Those that live in a fools paradise might end up like so many did in 1987
and 1929, broke and deeply in debt. If you are given the tools and
instruments to protect yourself and you don't, what befalls you is
deserved. Ira.
Gary Fritz wrote:
> Ben wrote:
> > the answer is selling march and buying Feb puts
> > also when selling march i sell 24 calls and buy only 16 puts
> > and it still COST 20% of the profits
>
> Hm. So you buy short-term protection by taking on a long-term
> liability. (If the market keeps going up into March, you're going to
> have to unwind those 24 calls. If they're naked, that could be
> unpleasant. If you've got them covered, you're not in danger but you
> have limited your gains, which is an OK trade for the protection.

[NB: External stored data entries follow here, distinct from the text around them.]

__device__ __forceinline__ float wave_max(float v) {
#pragma unroll
    for (int o = 32; o > 0; o >>= 1) v = fmaxf(v, __shfl_xor(v, o));
    return v;
}
__device__ __forceinline__ float wave_sum(float v) {
#pragma unroll
    for (int o = 32; o > 0; o >>= 1) v += __shfl_xor(v, o);
    return v;
}

template <int EPL>
__device__ __forceinline__ void row_softmax(const float *__restrict__ z, int A, int lane, float (&p)[EPL],
                                            float (&pc)[EPL]) {
    float mx = -INFINITY;
#pragma unroll
    for (int e = 0; e < EPL; ++e) {
        const int c = lane + 64 * e;
        p[e] = c < A ? z[c] : -INFINITY;
        mx = fmaxf(mx, p[e]);
    }
    mx = wave_max(mx);
    float s = 0.f;
#pragma unroll
    for (int e = 0; e < EPL; ++e) {
        const int c = lane + 64 * e;
        p[e] = c < A ? expf(p[e] - mx) : 0.f;
        s += p[e];
// ... 257 lines not shown
        for (int e = 0; e < EPL; ++e) {
            const int c = lane + 64 * e;
            if (c < ld) z[c] = c < A ? p[e] * (gp[e] - dot) : 0.f;
        }
        if (lane == 0) {
            st[RLPPO_STAT_ENTROPY] += ent * cfg.inv_mb;
            st[RLPPO_STAT_KL] += ((ratio - 1.f) - lr) * cfg.inv_mb;
            st[RLPPO_STAT_CLIPFRAC] += (fabsf(ratio - 1.f) > cfg.clip ? 1.f : 0.f) * cfg.inv_mb;
            st[RLPPO_STAT_PLOSS] += -smin * cfg.inv_mb;
        }
    }
    block_stats_add(stats, st, true, cfg, cfg.kl_slots);
}

template <int CTRL>
__device__ __forceinline__ float dpp_mov(float v) {
    return __builtin_bit_cast(float, __builtin_amdgcn_update_dpp(0, __builtin_bit_cast(int, v), CTRL, 0xF, 0xF, true));
}
__device__ __forceinline__ float row16_sum(float v) {
    v += dpp_mov<0xB1>(v);
    v += dpp_mov<0x4E>(v);
    v += dpp_mov<0x141>(v);
    v += dpp_mov<0x140>(v);
    return v;
}
__device__ __forceinline__ float row16_max(float v) {
    v = fmaxf(v, dpp_mov<0xB1>(v));
    v = fmaxf(v, dpp_mov<0x4E>(v));
    v = fmaxf(v, dpp_mov<0x141>(v));
    v = fmaxf(v, dpp_mov<0x140>(v));
    return v;
}

__global__ __launch_bounds__(256) void discrete_loss16_kernel(float *__restrict__ logits, int64_t ld, int A,
                                                               const float *__restrict__ actions,
                                                               const float *__restrict__ old_logp,
                                                               const float *__restrict__ advantages, int64_t mb,
                                                               LossCfg cfg, double *__restrict__ stats) {
    typedef float f32x4 __attribute__((ext_vector_type(4)));
    const int l16 = threadIdx.x & 15, grp = threadIdx.x >> 4;
    const int c0 = l16 * 8;
    const bool in_row = c0 < ld;
    float st[5] = {0.f, 0.f, 0.f, 0.f, 0.f};
    for (int64_t base = (int64_t)blockIdx.x * 16; base < mb; base += (int64_t)gridDim.x * 16) {
        const bool live = base + grp < mb;
        const int64_t row = live ? base + grp : mb - 1;
        float *z = logits + row * ld + c0;
        float p[8], pc[8], lp[8];
        if (in_row) {
            const f32x4 z0 = *reinterpret_cast<const f32x4 *>(z), z1 = *reinterpret_cast<const f32x4 *>(z + 4);
#pragma unroll
            for (int e = 0; e < 4; ++e) {
                p[e] = z0[e];
                p[4 + e] = z1[e];
            }
        }
        const float old = old_logp[row], adv = surrogate_adv(advantages[row], cfg);
        const int a = (int)actions[row];
        float mx = -INFINITY;
#pragma unroll
        for (int e = 0; e < 8; ++e) {
            if (!(in_row && c0 + e < A)) p[e] = -INFINITY;
            mx = fmaxf(mx, p[e]);
        }
        mx = row16_max(mx);
        float s = 0.f;
#pragma unroll
        for (int e = 0; e < 8; ++e) {
            p[e] = (c0 + e < A) ? expf(p[e] - mx) : 0.f;
            s += p[e];
        }
        s = row16_sum(s);
        float ent = 0.f, lpa = 0.f, pca = 0.f;
#pragma unroll
        for (int e = 0; e < 8; ++e) {
            const int c = c0 + e;
            p[e] = p[e] / s;
            pc[e] = fminf(fmaxf(p[e], PROB_MIN), 1.0f);
            lp[e] = c < A ? logf(pc[e]) : 0.f;
            if (c < A) ent -= lp[e] * pc[e];
            if (c == a) {
                lpa = lp[e];
                pca = pc[e];
            }
        }
        ent = row16_sum(ent);
        lpa = row16_sum(lpa);
        pca = row16_sum(pca);
        const float lr = lpa - old;
        const float ratio = expf(lr);
        float smin;
        const float w = surrogate_weight(ratio, adv, cfg, smin);
        const float g_logp = cfg.mb_ratio * (-(adv * w * ratio) * cfg.inv_mb);
        const float g_ent = cfg.mb_ratio * (cfg.ent_coef * cfg.inv_mb);
        float gp[8];
        float dot = 0.f;
#pragma unroll
        for (int e = 0; e < 8; ++e) {
            const int c = c0 + e;
            float g = 0.f;
            if (c < A) {
                g = g_ent * (lp[e] + 1.f);
                if (c == a) g += g_logp / pca;
                if (!(p[e] >= PROB_MIN)) g = 0.f;
            }
            gp[e] = g;
            dot += g * p[e];
        }
        dot = row16_sum(dot);
        if (live && in_row) {
            f32x4 o0, o1;
#pragma unroll
            for (int e = 0; e < 4; ++e) {
                o0[e] = (c0 + e < A) ? p[e] * (gp[e] - dot) : 0.f;
                o1[e] = (c0 + 4 + e < A) ? p[4 + e] * (gp[4 + e] - dot) : 0.f;
            }
            *reinterpret_cast<f32x4 *>(z) = o0;
            *reinterpret_cast<f32x4 *>(z + 4) = o1;
        }
        if (live && l16 == 0) {
            st[RLPPO_STAT_ENTROPY] += ent * cfg.inv_mb;
            st[RLPPO_STAT_KL] += ((ratio - 1.f) - lr) * cfg.inv_mb;
            st[RLPPO_STAT_CLIPFRAC] += (fabsf(ratio - 1.f) > cfg.clip ? 1.f : 0.f) * cfg.inv_mb;
            st[RLPPO_STAT_PLOSS] += -smin * cfg.inv_mb;
        }
    }
    block_stats_add(stats, st, true, cfg, cfg.kl_slots);
}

> But do you have all 24 covered?)
>
> For my case, though, I think I've decided on a simpler solution: go
> flat overnight.
>
> I did a study of my 1999 trade history, which included 73 trades
> covering 94 overnight gaps. I discovered that the system made
> roughly 1/4 of its long profits overnight, BUT that it actually LOST
> about 7% on overnight shorts. The strong upward trend in the ND
> would probably explain this disparity.
>
> So by going flat at EOD, assuming decent execution on the rolls, I
> would have lost about 16% of the system's profits. At first that
> didn't sound very good.
>
> Then I realized that I'm quite comfortable with my aggressive
> leverage **for the intraday trading environment**. I figure the
> chances of getting caught in a can't-exit freefall during the day are
> much less than if something dramatic happens overnight. (Is that a
> reasonable assumption? Seems like there are almost always upticks
> even in a freefall.)
>
> It's just the overnight risk that worries me. And even reducing my
> leverage dramatically wouldn't completely protect me from disaster.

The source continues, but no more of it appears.